…Loses steam despite rise in deal activity
Africa’s startup ecosystem attracted $843 million in funding during the first five months of 2026, but the sector is showing signs of slowing momentum despite a recent increase in deal activity.
According to the latest report by Africa: The Big Deal, startups across the continent secured the funding through 160 deals valued at $100,000 or more between January and May. While the figures point to continued investor interest in African innovation, they also highlight a market that is operating at a much slower pace than it did a year ago.
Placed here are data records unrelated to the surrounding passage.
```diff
@@ -386,7 +393,8 @@
                 double xn[3];
 #pragma unroll
                 for (int k = 0; k < 3; ++k) {
-                    const double step = (t.c0 * t.v0[ip + k] + t.c1 * t.v1[ip + k]) / t.scale_inv[ip + k], xi = t.x[ip + k];
+                    const double v0k = t.g_pts ? point_gh(t.g_pts, t.scale_inv, ip + k) : t.v0[ip + k];
+                    const double step = (t.c0 * v0k + t.c1 * t.v1[ip + k]) / t.scale_inv[ip + k], xi = t.x[ip + k];
                     xn[k] = xi + step;
                     if (su.g == 0) { t.x_new[ip + k] = xn[k]; ss += step * step; xx += xi * xi; }
                 }
@@ -568,8 +576,10 @@
                     else si = fmax(si, a.prep_scale[ib + k]);
                     a.prep_scale[ib + k] = si;
                     const double h = v[6 + k] / si;
-                    a.prep_gh[ib + k] = h;
-                    a.prep_ghs[ib + k] = h / si;
+                    if (a.prep_gh) {
+                        a.prep_gh[ib + k] = h;
+                        a.prep_ghs[ib + k] = h / si;
+                    }
                     s_gh += h * h;
                     const double xs = xv[k] * si;
                     s_xs += xs * xs;
@@ -982,7 +992,8 @@
 
 template <int MODEL, int NP, int NV, bool CL, bool RL, bool PRE, bool DG = false>
 __global__ __launch_bounds__(JVP_THREADS) void k_jvp(ObsArgs a, const double* __restrict__ q1, const double* __restrict__ q2,
-                                                     const double* __restrict__ scale_inv, RedBuf rb, double* __restrict__ out) {
+                                                     const double* __restrict__ scale_inv, RedBuf rb, double* __restrict__ out,
+                                                     const double* __restrict__ g_pre) {
     SATBA_GATE(a.gate);
     extern __shared__ __attribute__((aligned(16))) double s_dyn_jvp[];
     const int lane = threadIdx.x & 63;
@@ -1001,7 +1012,8 @@
                 const size_t ip = (size_t)a.n_c + 3 * (size_t)q;
                 X = a.x[ip]; Y = a.x[ip + 1]; Z = a.x[ip + 2];
                 const double mp = (a.perm[q] >= a.n_pts_fix) ? 1.0 : 0.0;
-                v0 = mp * q1[ip]; v1 = mp * q1[ip + 1]; v2 = mp * q1[ip + 2];
+                if (g_pre) { v0 = mp * point_ghs(g_pre, scale_inv, ip); v1 = mp * point_ghs(g_pre, scale_inv, ip + 1); v2 = mp * point_ghs(g_pre, scale_inv, ip + 2); }
+                else { v0 = mp * q1[ip]; v1 = mp * q1[ip + 1]; v2 = mp * q1[ip + 2]; }
             }
             int pos = su.pos;
             const int io0 = has ? a.ipt_ofs[q] : 0;
@@ -1112,7 +1124,7 @@
                 mp = (a.perm[q] >= a.n_pts_fix) ? 1.0 : 0.0;
 #pragma unroll
                 for (int j = 0; j < 3; ++j) {
-                    if constexpr (PRE) p1[j] = q1[ip + j];
+                    if constexpr (PRE) p1[j] = g_pre ? point_ghs(g_pre, scale_inv, ip + j) : q1[ip + j];
                     else {
                         const double si = 1.0 / scale_inv[ip + j];
                         p1[j] = q1[ip + j] * si;
@@ -1300,7 +1312,7 @@
 __global__ __launch_bounds__(BS_THREADS) void k_backsub(ObsArgs a, const double* __restrict__ dc, const double* __restrict__ dch,
                                                         double lead, const double* __restrict__ V, const double* __restrict__ lam_used,
                                                         const double* __restrict__ g, const double* __restrict__ scale_inv, const double* __restrict__ gh,
-                                                        double* __restrict__ gn, RedBuf rb, double* __restrict__ hdr) {
+                                                        double* __restrict__ gn, RedBuf rb, double* __restrict__ hdr, const double* __restrict__ gh_pts) {
     SATBA_GATE(a.gate);
     extern __shared__ __attribute__((aligned(16))) double s_dyn_bs[];
     const int lane = threadIdx.x & 63;
@@ -1396,7 +1408,7 @@
                                  vi[2] * r0 + vi[4] * r1 + vi[5] * r2};
 #pragma unroll
             for (int k = 0; k < 3; ++k) {
-                const double v = d[k] * scale_inv[ib + k], h = gh[ib + k];
+                const double v = d[k] * scale_inv[ib + k], h = gh_pts ? gh_pts[ib + k] : point_gh(g, scale_inv, ib + k);
                 gn[ib + k] = v;
                 sa += h * h; sb += h * v; sc += v * v;
             }
@@ -1410,12 +1422,13 @@
 __global__ __launch_bounds__(256) void k_subspace_vec(int n, int n_c, double lead, double alpha, double s,
                                                       const double* __restrict__ gh, const double* __restrict__ gn,
                                                       double* __restrict__ q1, double* __restrict__ wv, RedBuf rb,
-                                                      double* __restrict__ hdr, const double* __restrict__ args_dev, const int* gate) {
+                                                      double* __restrict__ hdr, const double* __restrict__ args_dev, const int* gate,
+                                                      const double* __restrict__ g_pts, const double* __restrict__ scale_inv) {
     SATBA_GATE(gate);
     if (args_dev) { alpha = args_dev[0]; s = args_dev[1]; }
     double ww = 0.0, wq = 0.0, gw = 0.0;
     for (int i = blockIdx.x * blockDim.x + threadIdx.x; i < n; i += gridDim.x * blockDim.x) {
-        const double h = gh[i], q = s * h, w = gn[i] - alpha * h;
+        const double h = (g_pts && i >= n_c) ? point_gh(g_pts, scale_inv, (size_t)i) : gh[i], q = s * h, w = gn[i] - alpha * h;
         q1[i] = q;
         wv[i] = w;
         const double wgt = (i < n_c) ? lead : 1.0;
@@ -1426,6 +1439,13 @@
     grid_sum<3>(v, dst, rb);
 }
 
+__global__ __launch_bounds__(256) void k_fill_point_gh(long long n_c, long long n, const double* __restrict__ g, const double* __restrict__ scale_inv,
+                                                       double* __restrict__ gh, double* __restrict__ ghs) {
+    for (long long i = n_c + (long long)blockIdx.x * blockDim.x + threadIdx.x; i < n; i += (long long)gridDim.x * blockDim.x) {
+        if (gh) gh[i] = point_gh(g, scale_inv, (size_t)i);
+        if (ghs) ghs[i] = point_ghs(g, scale_inv, (size_t)i);
+    }
+}
 template <int MODEL, int NP>
 __global__ void k_jacobian(ObsArgs a, const int* __restrict__ pts_ind, const int* __restrict__ rank, const int* __restrict__ obs_pos,
                            double* __restrict__ Jc, double* __restrict__ Jp) {
```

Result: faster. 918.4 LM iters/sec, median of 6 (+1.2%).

The report shows that 37 startups raised a combined $135 million in May, up from 32 deals worth $110 million in April. The increase suggests that deal activity is gradually recovering after hitting a low of 22 deals in March.
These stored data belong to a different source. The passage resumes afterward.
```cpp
static WsPlan plan_ws(int batch, int s) {
    WsPlan w;
    size_t off = 0;
    w.sums = off;     off = align256(off + (size_t)batch * NSUM * 8);
    w.ssim_sum = off; off = align256(off + (size_t)batch * 5 * 8);
    w.rsum = off;     off = align256(off + (size_t)batch * 10 * 8);
    w.gd = off;       off = align256(off + (size_t)batch * 4 * 4);
    w.gcoef = off;    off = align256(off + (size_t)batch * 5 * 4);
    w.zero_bytes = off;
    w.mm = off;       off = align256(off + (size_t)batch * 20 * 4);
    w.argpos = off;   off = align256(off + (size_t)batch * 10 * 4);
    w.dmaps = off;
    int ho = s - WIN + 1;
    off = align256(off + (size_t)batch * 5 * 3 * 3 * ho * ho * 4);
    w.total = off;
    return w;
}

extern "C" size_t shm_image_losses_workspace(int batch, int s) {
    if (s < WIN) return 0;
    return plan_ws(batch, s).total;
}

__global__ void init_mm_kernel(unsigned* mm, int n) {
    int i = blockIdx.x * blockDim.x + threadIdx.x;
    if (i < n) mm[i] = (i & 1) ? 0u : 0xffffffffu;
}

extern "C" int shm_image_losses(const float* gen_rgb, const float* cyc_rgb, const float* cyc_y, const float* cbcr,
                                const float* const* orig, const float* const* ds, int flags_mask, float style_factor,
                                double* loss, float* dgen_y, float* dcyc_y, void* ws, size_t ws_bytes, int batch, int s,
                                void* stream) {
    SHM_REQUIRE(s >= WIN, SHM_E_SHAPE, "shm_image_losses: image size %d < 11 (ssim window)", s);
    SHM_REQUIRE(batch > 0 && batch * 5 <= 65535, SHM_E_SHAPE, "shm_image_losses: bad batch %d", batch);
    WsPlan w = plan_ws(batch, s);
    SHM_REQUIRE(ws && ws_bytes >= w.total, SHM_E_WORKSPACE, "shm_image_losses: workspace %zu < %zu bytes", ws_bytes, w.total);
    hipStream_t st = (hipStream_t)stream;
    char* base = (char*)ws;
    ImgArgs a{};
    a.gen_rgb = gen_rgb;
    a.cyc_rgb = cyc_rgb;
    a.cyc_y = cyc_y;
    a.cbcr = cbcr;
    for (int i = 0; i < 5; ++i) {
        a.orig[i] = orig[i];
        a.ds[i] = ds[i];
    }
    a.flags = flags_mask;
    a.style_factor = style_factor;
    a.loss = loss;
    a.dgen_y = dgen_y;
    a.dcyc_y = dcyc_y;
    a.sums = (double*)(base + w.sums);
    a.mm = (unsigned*)(base + w.mm);
    a.gd = (float*)(base + w.gd);
    a.ssim_sum = (double*)(base + w.ssim_sum);
    a.gcoef = (float*)(base + w.gcoef);
    a.rsum = (double*)(base + w.rsum);
    a.argpos = (int*)(base + w.argpos);
    a.dmaps = (float*)(base + w.dmaps);
    a.batch = batch;
    a.s = s;

    int r = shm_zero(base, w.zero_bytes, stream);
    if (r) return r;
    r = shm_zero(loss, 32 * sizeof(double), stream);
    if (r) return r;
    hipError_t e = hipMemsetAsync(a.argpos, 0xff, (size_t)batch * 10 * 4, st);
    SHM_REQUIRE(e == hipSuccess, SHM_E_HIP, "shm_image_losses: memset: %s", hipGetErrorString(e));
    hipLaunchKernelGGL(init_mm_kernel, dim3(shm_cdiv(batch * 20, 64)), dim3(64), 0, st, a.mm, batch * 20);
    SHM_LAUNCH_CHECK("shm_image_losses(init)");

    const size_t npix = (size_t)s * s;
    const int nblk = shm_grid_cap(npix, 1024, 256);
    hipLaunchKernelGGL(img_pass_a, dim3(nblk, batch), dim3(256), 0, st, a);
    SHM_LAUNCH_CHECK("shm_image_losses(pass a)");
    hipLaunchKernelGGL(img_pass_b, dim3(1), dim3(64), 0, st, a);
    SHM_LAUNCH_CHECK("shm_image_losses(pass b)");
    hipLaunchKernelGGL(img_style_grad, dim3(shm_cdiv((long)(batch * npix), 256)), dim3(256), 0, st, a);
    SHM_LAUNCH_CHECK("shm_image_losses(style)");
    const int ho = s - WIN + 1;
    const int tf = shm_cdiv(ho, TILE), tb = shm_cdiv(s, TILE);
    hipLaunchKernelGGL(ssim_fwd_kernel, dim3(tf * tf, batch * 5, 3), dim3(256), 0, st, a);
    SHM_LAUNCH_CHECK("shm_image_losses(ssim fwd)");
    hipLaunchKernelGGL(ssim_finalize_kernel, dim3(1), dim3(64), 0, st, a);
    SHM_LAUNCH_CHECK("shm_image_losses(ssim finalize)");
    hipLaunchKernelGGL(ssim_bwd_kernel, dim3(tb * tb, batch * 5, 3), dim3(256), 0, st, a);
    SHM_LAUNCH_CHECK("shm_image_losses(ssim bwd)");
    hipLaunchKernelGGL(ssim_minmax_kernel, dim3(shm_cdiv(batch * 5, 64)), dim3(64), 0, st, a);
    SHM_LAUNCH_CHECK("shm_image_losses(minmax)");
    return SHM_OK;
}
```

Baseline: 70.13 images/sec.

## Replace atomic reductions in image losses with per-block partials and deterministic finalize

Pass A, the SSIM forward pass and the SSIM backward pass now write per-block or per-tile partial sums and min/max values to workspace instead of doing global double-precision atomics. Parallel finalize kernels (one block per batch or per batch-view) then reduce those partials. The serial single-thread loss accumulation is spread across threads of later kernels. This removes atomic contention, the workspace zeroing memset and the mm init kernel. The cost is a larger workspace and extra reads of the partial buffers, on a path that is small relative to the GAN convolutions.

Result: no change. 70.16 images/sec (median of 5 runs) (+0.0%).

```diff
diff --git a/shmgan_amd/csrc/imgloss.hip b/shmgan_amd/csrc/imgloss.hip
--- a/shmgan_amd/csrc/imgloss.hip
+++ b/shmgan_amd/csrc/imgloss.hip
@@ -25,12 +25,15 @@
     double* sums;
     unsigned* mm;
     float* gd;
-    double* ssim_sum;
     float* gcoef;
-    double* rsum;
     int* argpos;
     float* dmaps;
-    int batch, s;
+    double* pa_sums;
+    float* pa_mm;
+    double* tile_f;
+    double* tile_b;
+    double* ssim_val;
+    int batch, s, nblk;
 };
 
 __device__ __forceinline__ unsigned f2ord(float f) {
@@ -94,41 +97,77 @@
             a.dcyc_y[ip] = grad;
         }
     }
+    __shared__ float wmm[4][20];
+    const size_t slot = (size_t)b * gridDim.x + blockIdx.x;
 #pragma unroll
     for (int i = 0; i < NSUM; ++i) {
         double s = shm_block_sum<256>(sm[i]);
-        if (threadIdx.x == 0) atomicAdd(&a.sums[(size_t)b * NSUM + i], s);
+        if (threadIdx.x == 0) a.pa_sums[slot * NSUM + i] = s;
     }
 #pragma unroll
     for (int i = 0; i < 10; ++i) {
         float lo = shm_wave_min(mn[i]), hi = shm_wave_max(mx[i]);
         if ((threadIdx.x & 63) == 0) {
-            atomicMin(&a.mm[((size_t)b * 10 + i) * 2], f2ord(lo));
-            atomicMax(&a.mm[((size_t)b * 10 + i) * 2 + 1], f2ord(hi));
-        }
-    }
-}
-
-__global__ void img_pass_b(const ImgArgs a) {
-    if (blockIdx.x != 0 || threadIdx.x != 0) return;
+            wmm[threadIdx.x >> 6][2 * i] = lo;
+            wmm[threadIdx.x >> 6][2 * i + 1] = hi;
+        }
+    }
+    __syncthreads();
+    if (threadIdx.x < 20) {
+        const int i = threadIdx.x;
+        float v = wmm[0][i];
+        for (int w = 1; w < 4; ++w) v = (i & 1) ? fmaxf(v, wmm[w][i]) : fminf(v, wmm[w][i]);
+        a.pa_mm[slot * 20 + i] = v;
+    }
+}
+
+__global__ __launch_bounds__(64) void img_pass_b(const ImgArgs a) {
+    __shared__ double sm[NSUM];
+    const int b = blockIdx.x, t = threadIdx.x;
+    if (t < NSUM) {
+        const double* ps = a.pa_sums + (size_t)b * a.nblk * NSUM + t;
+        double v = 0.0;
+#pragma unroll 8
+        for (int j = 0; j < a.nblk; ++j) v += ps[(size_t)j * NSUM];
+        sm[t] = v;
+        a.sums[(size_t)b * NSUM + t] = v;
+    } else if (t >= 32 && t < 52) {
+        const int i = t - 32;
+        const float* pm = a.pa_mm + (size_t)b * a.nblk * 20 + i;
+        float v = pm[0];
+#pragma unroll 8
+        for (int j = 1; j < a.nblk; ++j) v = (i & 1) ? fmaxf(v, pm[(size_t)j * 20]) : fminf(v, pm[(size_t)j * 20]);
+        a.mm[(size_t)b * 20 + i] = f2ord(v);
+    }
+    __syncthreads();
+    if (t < 3) {
+        const double npix = (double)a.s * a.s;
+        a.gd[b * 4 + t] = (float)((sm[7 + t] - sm[13 + t]) / npix);
+    }
+}
+
+__device__ void img_loss_slot(const ImgArgs& a, int i) {
     const double npix = (double)a.s * a.s;
+    const int slot = i < 6 ? i : 10 + i;
+    double acc = a.loss[slot];
     for (int b = 0; b < a.batch; ++b) {
         const double* sm = a.sums + (size_t)b * NSUM;
-        for (int i = 0; i < 6; ++i) a.loss[i] += sm[i] / (3.0 * npix);
-        a.loss[16] += sm[6] / (3.0 * npix);
-        double D[6];
-        for (int i = 0; i < 6; ++i) D[i] = (sm[7 + i] - sm[13 + i]) / npix;
-        double sq = D[0] * D[0] + D[3] * D[3] + D[5] * D[5] + 2.0 * (D[1] * D[1] + D[2] * D[2] + D[4] * D[4]);
-        a.loss[17] += (double)a.style_factor * sq / 9.0;
-        a.gd[b * 4 + 0] = (float)D[0];
-        a.gd[b * 4 + 1] = (float)D[1];
-        a.gd[b * 4 + 2] = (float)D[2];
-    }
+        if (i < 7) {
+            acc += sm[i] / (3.0 * npix);
+        } else {
+            double D[6];
+            for (int j = 0; j < 6; ++j) D[j] = (sm[7 + j] - sm[13 + j]) / npix;
+            double sq = D[0] * D[0] + D[3] * D[3] + D[5] * D[5] + 2.0 * (D[1] * D[1] + D[2] * D[2] + D[4] * D[4]);
+            acc += (double)a.style_factor * sq / 9.0;
+        }
+    }
+    a.loss[slot] = acc;
 }
 
 __global__ void img_style_grad(const ImgArgs a) {
     const size_t npix = (size_t)a.s * a.s;
     size_t idx = (size_t)blockIdx.x * blockDim.x + threadIdx.x;
+    if (idx < 8) img_loss_slot(a, (int)idx);
     if (idx >= (size_t)a.batch * npix) return;
     const int b = (int)(idx / npix);
     const size_t ip = (size_t)4 * a.batch * npix + idx;
@@ -213,23 +252,34 @@
         dm[2 * no] = desq;
     }
     sval = shm_block_sum<256>(sval);
-    if (threadIdx.x == 0) atomicAdd(&a.ssim_sum[bk], sval);
-}
-
-__global__ void ssim_finalize_kernel(const ImgArgs a) {
-    if (blockIdx.x != 0 || threadIdx.x != 0) return;
+    if (threadIdx.x == 0) a.tile_f[((size_t)bk * 3 + c) * gridDim.x + blockIdx.x] = sval;
+}
+
+__global__ __launch_bounds__(256) void ssim_finalize_kernel(const ImgArgs a, int ntile) {
+    const int bk = blockIdx.x, k = bk % 5;
+    const double* t = a.tile_f + (size_t)bk * ntile;
+    double v = 0.0;
+    for (int j = threadIdx.x; j < ntile; j += 256) v += t[j];
+    v = shm_block_sum<256>(v);
+    if (threadIdx.x != 0) return;
     const int HO = a.s - WIN + 1;
     const double cnt = 3.0 * (double)HO * HO;
-    for (int b = 0; b < a.batch; ++b)
-        for (int k = 0; k < 5; ++k) {
-            double ssim = a.ssim_sum[b * 5 + k] / cnt;
-            bool fl = (a.flags >> k) & 1;
-            a.loss[6 + k] += ssim;
-            double sl = fl ? 0.0 : -log((1.0 + ssim) / 2.0);
-            a.loss[11 + k] += sl;
-            double coef = 10.0 * (k == 4 ? 2.0 : 0.2) / a.batch;
-            a.gcoef[b * 5 + k] = fl ? 0.f : (float)(coef * (-1.0 / (1.0 + ssim)) / cnt);
-        }
+    const double ssim = v / cnt;
+    const bool fl = (a.flags >> k) & 1;
+    a.ssim_val[bk] = ssim;
+    const double coef = 10.0 * (k == 4 ? 2.0 : 0.2) / a.batch;
+    a.gcoef[bk] = fl ? 0.f : (float)(coef * (-1.0 / (1.0 + ssim)) / cnt);
+}
+
+__device__ void ssim_loss_slots(const ImgArgs& a, int k) {
+    double s = a.loss[6 + k], l = a.loss[11 + k];
+    for (int b = 0; b < a.batch; ++b) {
+        const double ssim = a.ssim_val[b * 5 + k];
+        s += ssim;
+        l += ((a.flags >> k) & 1) ? 0.0 : -log((1.0 + ssim) / 2.0);
+    }
+    a.loss[6 + k] = s;
+    a.loss[11 + k] = l;
 }
 
 __global__ __launch_bounds__(256) void ssim_bwd_kernel(const ImgArgs a) {
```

However, the rise in transactions has not translated into stronger funding volumes. May’s $135 million funding total remained significantly below the previous 12-month monthly average of $255 million and far behind the levels recorded throughout much of 2025, when Africa’s startup ecosystem averaged about 50 deals and roughly $300 million in funding each month.
The figures suggest that while investors are still backing promising ventures, they are deploying capital more cautiously and concentrating larger investments in fewer companies.
Read also: Africa startup investors shrink to five-year low in 2026
Data from the report reveals that four transactions accounted for nearly three-quarters of all funding announced in May. These included Nala’s $50 million credit facility, LemFi’s $30 million Series B extension, Africa GreenCo’s $10 million raise and Bfree’s $10 million funding round. Together, the four deals contributed $100 million out of the month’s total $135 million.
This concentration of capital underscores a growing divide within the ecosystem, where well-established startups continue to attract significant funding while smaller and early-stage ventures face a tougher fundraising environment.
Another notable trend is the changing nature of startup financing across Africa. Debt financing is now playing a much larger role than in previous years. In May alone, startups secured $68 million through debt and $65 million through equity investments, with grants accounting for just $2 million.
The shift reflects a broader transformation in Africa’s venture capital landscape. About 12 to 18 months ago, equity investments represented more than 70 percent of startup funding. Today, debt and equity contribute almost equally to the market, indicating that startups are increasingly relying on alternative financing options as venture capital firms become more selective.
According to Max Cuvellier Giacomelli of Africa: The Big Deal, the trend is evident across the year-to-date figures, with the $843 million raised between January and May almost evenly split between debt and equity financing.
The report notes that debt has become a stabilising force for the ecosystem, helping maintain funding levels even as equity investments remain under pressure.
Geographically, West Africa and East Africa dominated fundraising activity in May, attracting about 85 percent of the total capital raised. Nigeria emerged as the continent’s standout market, accounting for approximately 64 percent of all equity funding secured during the month.
Fintech continued to lead all sectors in terms of capital attracted, driven largely by the sizeable funding rounds secured by Nala and LemFi. The sector remains a favourite among investors because of its ability to scale quickly and address longstanding financial inclusion challenges across the continent.
Read also: Cascador injects $5m into Nigerian startups driving impact
Despite the slower fundraising environment, there were encouraging signs of maturity within Africa’s startup ecosystem. Six exits were recorded in May, including the acquisition of Ghana-founded insurtech pioneer Bima in a deal valued at $119 million. The transaction demonstrates that investors and founders are still creating value and generating liquidity even during a period of subdued fundraising.
The latest figures point to what analysts describe as a new reality for African startups. Deal activity is recovering from earlier lows, but funding levels remain below historical averages. Investors are becoming more disciplined, debt is taking on a greater role, and larger funding rounds are increasingly concentrated among a handful of proven businesses.
For Africa’s technology sector, the challenge now is not just attracting more deals, but restoring the scale of capital flows needed to fuel the next phase of startup growth. While major fundraising announcements such as Spiro’s recent $215 million raise may provide a boost, the broader ecosystem continues to operate in a more cautious investment environment than it enjoyed in 2025.